Reranking using scoring models

When using RAG, a scoring model can be used to rerank the top-k documents retrieved by the content retriever(s). This can specifically be useful in these cases:

  • The content retriever retrieves too much irrelevant data because, for example, scoring of documents based on vector similarity isn’t accurate enough. A scoring model might be better tuned to apply domain-specific knowledge than a raw embedding model.

  • Multiple queries are involved, for example when using an ExpandingQueryTransformer, or multiple content retrievers are involved, and their scoring strategies are mutually incomparable, so using the raw Reciprocal Rank Fusion for merging the lists of documents retrieved by these retrievers is suboptimal.

Quarkus-langchain4j currently supports scoring through Cohere. Configure a scoring model:

quarkus.langchain4j.cohere.api-key=YOUR_COHERE_API_KEY
quarkus.langchain4j.cohere.scoring-model.model-id=MODEL_ID
Currently supported model IDs can be found at https://docs.cohere.com/docs/models#rerank-beta.
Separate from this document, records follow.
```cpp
constexpr unsigned long long kBoxLead = 0x7371007E0002ull;

__device__ __forceinline__ unsigned long long canon_nan_bits(unsigned long long v) {
  return ((v & 0x7FF0000000000000ull) == 0x7FF0000000000000ull && (v & 0x000FFFFFFFFFFFFFull)) ? 0x7FF8000000000000ull : v;
}

__device__ __forceinline__ unsigned ser_box_byte(const SerPackJob& j, int64_t B, int64_t E, int64_t a) {
  if (a < B + 6) return j.prefix[a - j.pos];
  if (a >= E) return (unsigned)j.suffix;
  const int64_t t = a - B, g = t / 14;
  const int o = (int)(t - 14 * g);
  if (o < 6) return (unsigned)(kBoxLead >> (8 * (5 - o))) & 0xFF;
  const unsigned long long v = j.src ? canon_nan_bits(ld8(j.src + g)) : 0;
  return (unsigned)(v >> (8 * (13 - o))) & 0xFF;
}

__global__ __launch_bounds__(kBlock) void k_ser_pack_boxed(const SerPackJob* __restrict__ jobs,
                                                           unsigned char* __restrict__ img) {
  const SerPackJob& j = jobs[blockIdx.y];
  const int64_t B = j.pos + j.prefix_len - 6, E = B + 14 * j.n;
  const int64_t end = E + (j.suffix >= 0 ? 1 : 0);
  int64_t w0 = (B + 6 + 15) >> 4, w1 = E >> 4;
  if (w1 < w0) w1 = w0;
  const unsigned long long* src = j.src;
  for (int64_t t0 = w0 + (int64_t)blockIdx.x * kSerTileWords; t0 < w1; t0 += (int64_t)gridDim.x * kSerTileWords) {
#pragma unroll
    for (int v = 0; v < kSerV; ++v) {
      const int64_t w = t0 + (int64_t)v * kBlock + threadIdx.x;
      if (w >= w1) continue;
      const int64_t t = 16 * w - B, g = t / 14;
      const int o = (int)(t - 14 * g);
      unsigned long long x = 0, y = 0;
      if (src) {
        x = canon_nan_bits(ld8(src + g));
        if (o > 4) y = canon_nan_bits(ld8(src + g + 1));
      }
      const unsigned long long q0 = (kBoxLead << 16) | (x >> 48), q1 = (x << 16) | (kBoxLead >> 32),
                               q2 = (kBoxLead << 32) | (y >> 32), q3 = (y << 32) | (kBoxLead >> 16);
      const int sh = o & 7;
      const unsigned long long lo = o < 8 ? q0 : q1, mid = o < 8 ? q1 : q2, hi = o < 8 ? q2 : q3;
      __builtin_nontemporal_store(u2{__builtin_bswap64(ser_funnel(lo, mid, sh)), __builtin_bswap64(ser_funnel(mid, hi, sh))},
                                  (gu2)(img + 16 * w));
    }
  }
  if (blockIdx.x == 0) {
    const int64_t head_end = w1 > w0 ? 16 * w0 : end;
    for (int64_t a = j.pos + threadIdx.x; a < head_end; a += kBlock) img[a] = (unsigned char)ser_box_byte(j, B, E, a);
    if (w1 > w0)
      for (int64_t a = 16 * w1 + threadIdx.x; a < end; a += kBlock) img[a] = (unsigned char)ser_box_byte(j, B, E, a);
  }
}

struct SerApplyJob {
  double* dst;
  int64_t n;
  int64_t off;
};

__device__ __forceinline__ unsigned long long ser_load_be(const unsigned char* img, int64_t a) {
  const unsigned long long* w = (const unsigned long long*)(img + (a & ~(int64_t)7));
  const int r = (int)(a & 7);
  const unsigned long long m0 = ld8(w);
  if (!r) return __builtin_bswap64(m0);
  return __builtin_bswap64((m0 >> (8 * r)) | (ld8(w + 1) << (64 - 8 * r)));
}

template <bool BLEND>
__global__ __launch_bounds__(kBlock) void k_ser_apply(const SerApplyJob* __restrict__ jobs,
                                                      const unsigned char* __restrict__ img, double a, double b) {
  const SerApplyJob& j = jobs[blockIdx.y];
  double* dst = j.dst;
  auto put = [&](double t, unsigned long long bits) {
    const double x = __builtin_bit_cast(double, bits);
    if constexpr (BLEND) {
      const double aw = a * t, bg = b * x;
      return aw + bg;
    } else {
      return x;
    }
  };
  const bool vec = (((uintptr_t)dst) & 15) == 0;
  const int64_t pairs = vec ? j.n >> 1 : 0;
  const int r = (int)(j.off & 15), rr = r & 7;
  for (int64_t t0 = (int64_t)blockIdx.x * kSerTileWords; t0 < pairs; t0 += (int64_t)gridDim.x * kSerTileWords) {
    u2 m0[kSerV], m1[kSerV], tv[kSerV];
#pragma unroll
    for (int v = 0; v < kSerV; ++v) {
      const int64_t i = t0 + (int64_t)v * kBlock + threadIdx.x;
      if (i < pairs) {
        const unsigned long long* w = (const unsigned long long*)(img + ((j.off + 16 * i) & ~(int64_t)15));
        m0[v] = __builtin_nontemporal_load((gcu2)w);
        m1[v] = r ? *(gcu2)(w + 2) : u2{0, 0};
        if constexpr (BLEND) tv[v] = *(gcu2)(dst + 2 * i);
      }
    }
#pragma unroll
    for (int v = 0; v < kSerV; ++v) {
      const int64_t i = t0 + (int64_t)v * kBlock + threadIdx.x;
      if (i < pairs) {
        const unsigned long long a0 = m0[v].x, a1 = m0[v].y, a2 = m1[v].x, a3 = m1[v].y;
        const unsigned long long l0 = r < 8 ? a0 : a1, l1 = r < 8 ? a1 : a2, l2 = r < 8 ? a2 : a3;
        const unsigned long long e0 = rr ? (l0 >> (8 * rr)) | (l1 << (64 - 8 * rr)) : l0;
        const unsigned long long e1 = rr ? (l1 >> (8 * rr)) | (l2 << (64 - 8 * rr)) : l1;
        d2 t = d2{0.0, 0.0};
        if constexpr (BLEND) t = __builtin_bit_cast(d2, tv[v]);
        const double ox = put(t.x, __builtin_bswap64(e0)), oy = put(t.y, __builtin_bswap64(e1));
        *(gu2)(dst + 2 * i) = __builtin_bit_cast(u2, d2{ox, oy});
      }
    }
  }
  for (int64_t i = 2 * pairs + (int64_t)blockIdx.x * kBlock + threadIdx.x; i < j.n; i += (int64_t)gridDim.x * kBlock)
    dst[i] = put(BLEND ? dst[i] : 0.0, ser_load_be(img, j.off + 8 * i));
}

__global__ __launch_bounds__(kBlock) void k_ser_unbox(const unsigned char* __restrict__ img, int64_t rec0, int64_t g0,
                                                      int64_t g1, unsigned long long* __restrict__ out,
                                                      unsigned* __restrict__ flag) {
  for (int64_t g = g0 + (int64_t)blockIdx.x * kBlock + threadIdx.x; g < g1; g += (int64_t)gridDim.x * kBlock) {
    const int64_t a = rec0 + 14 * (g - g0);
    if (g >= 1 && (ser_load_be(img, a) >> 16) != kBoxLead) *flag = 1u;
    out[g - g0] = ser_load_be(img, a + 6);
  }
}

}
```

Before: 7032.

## Replace f64 division in fused round epilogue with guarded exact reciprocal multiply

Adds an exact_div helper that turns x/den into a multiply by a precomputed reciprocal plus one FMA correction step. It checks exponent ranges so the result matches IEEE division, and falls back to a true divide otherwise. The fused finalize epilogue makes den wave-uniform, computes the reciprocal once per block, and takes the fast path when the whole wavefront is in range. It also restructures the unaligned average store into paired shuffles and rebuilds the epilogue offsets from one base register to save registers. The aim is to cut the expensive software f64 divide from the memory-bound epilogue, at the cost of extra branching and code complexity.

```diff
diff --git a/ipls-java-api_amd/csrc/exact_div.hpp b/ipls-java-api_amd/csrc/exact_div.hpp
--- /dev/null
+++ b/ipls-java-api_amd/csrc/exact_div.hpp
@@ -0,0 +1,40 @@
+#pragma once
+
+#include <stdint.h>
+
+#if defined(__HIPCC__)
+#include <hip/hip_runtime.h>
+#define IPLS_HD __host__ __device__ __forceinline__
+#else
+#define IPLS_HD inline
+#endif
+
+namespace ipls {
+
+constexpr uint32_t kDenLo = 723, kDenHi = 1323;
+constexpr uint32_t kNumLo = 323, kNumHi = 1723;
+
+IPLS_HD uint32_t f64_hi(double v) { return (uint32_t)(__builtin_bit_cast(uint64_t, v) >> 32); }
+
+IPLS_HD bool exact_div_den_ok(double d) {
+  const uint64_t b = __builtin_bit_cast(uint64_t, d);
+  const uint32_t ex = (uint32_t)(b >> 52) & 0x7ffu;
+  const uint64_t ones = (1ull << 52) - 1;
+  return ex - kDenLo <= kDenHi - kDenLo && (b & ones) != ones;
+}
+
+IPLS_HD bool exact_div_num_ok(double x) { return ((f64_hi(x) >> 20) & 0x7ffu) - kNumLo <= kNumHi - kNumLo; }
+
+IPLS_HD double exact_div_rcp(double x, double d, double y) {
+  const double q0 = x * y;
+  const double e = __builtin_fma(-d, q0, x);
+  return __builtin_fma(e, y, q0);
+}
+
+IPLS_HD double exact_div_guarded(double x, double d, double y, bool den_ok) {
+  return (den_ok && exact_div_num_ok(x)) ? exact_div_rcp(x, d, y) : x / d;
+}
+
+IPLS_HD double exact_div(double x, double d) { return exact_div_guarded(x, d, 1.0 / d, exact_div_den_ok(d)); }
+
+}
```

Then, an instance of ScoringModel is registered in CDI and can be integrated in a RetrievalAugmentor, like this:

@ApplicationScoped
public class MyRetrievalAugmentor implements Supplier<RetrievalAugmentor> {
    @Inject
    ScoringModel scoringModel;

    @Override
    public RetrievalAugmentor get() {
        return DefaultRetrievalAugmentor.builder()
                // ... other components of the retrieval augmentor
                .contentAggregator(new ReRankingContentAggregator(scoringModel,
                    ReRankingContentAggregator.DEFAULT_QUERY_SELECTOR,
                    minScore))
                .build();
    }
}

The minScore value denotes the minimal score that contents must have to be included in the final result.

If you’re using multiple queries (for example because an ExpandingQueryTransformer is involved), you also have to provide a QuerySelector that selects the query which should be used as the relevant query for scoring all content (retrieved for all queries) - the default query selector as shown in the example works when there is only one query.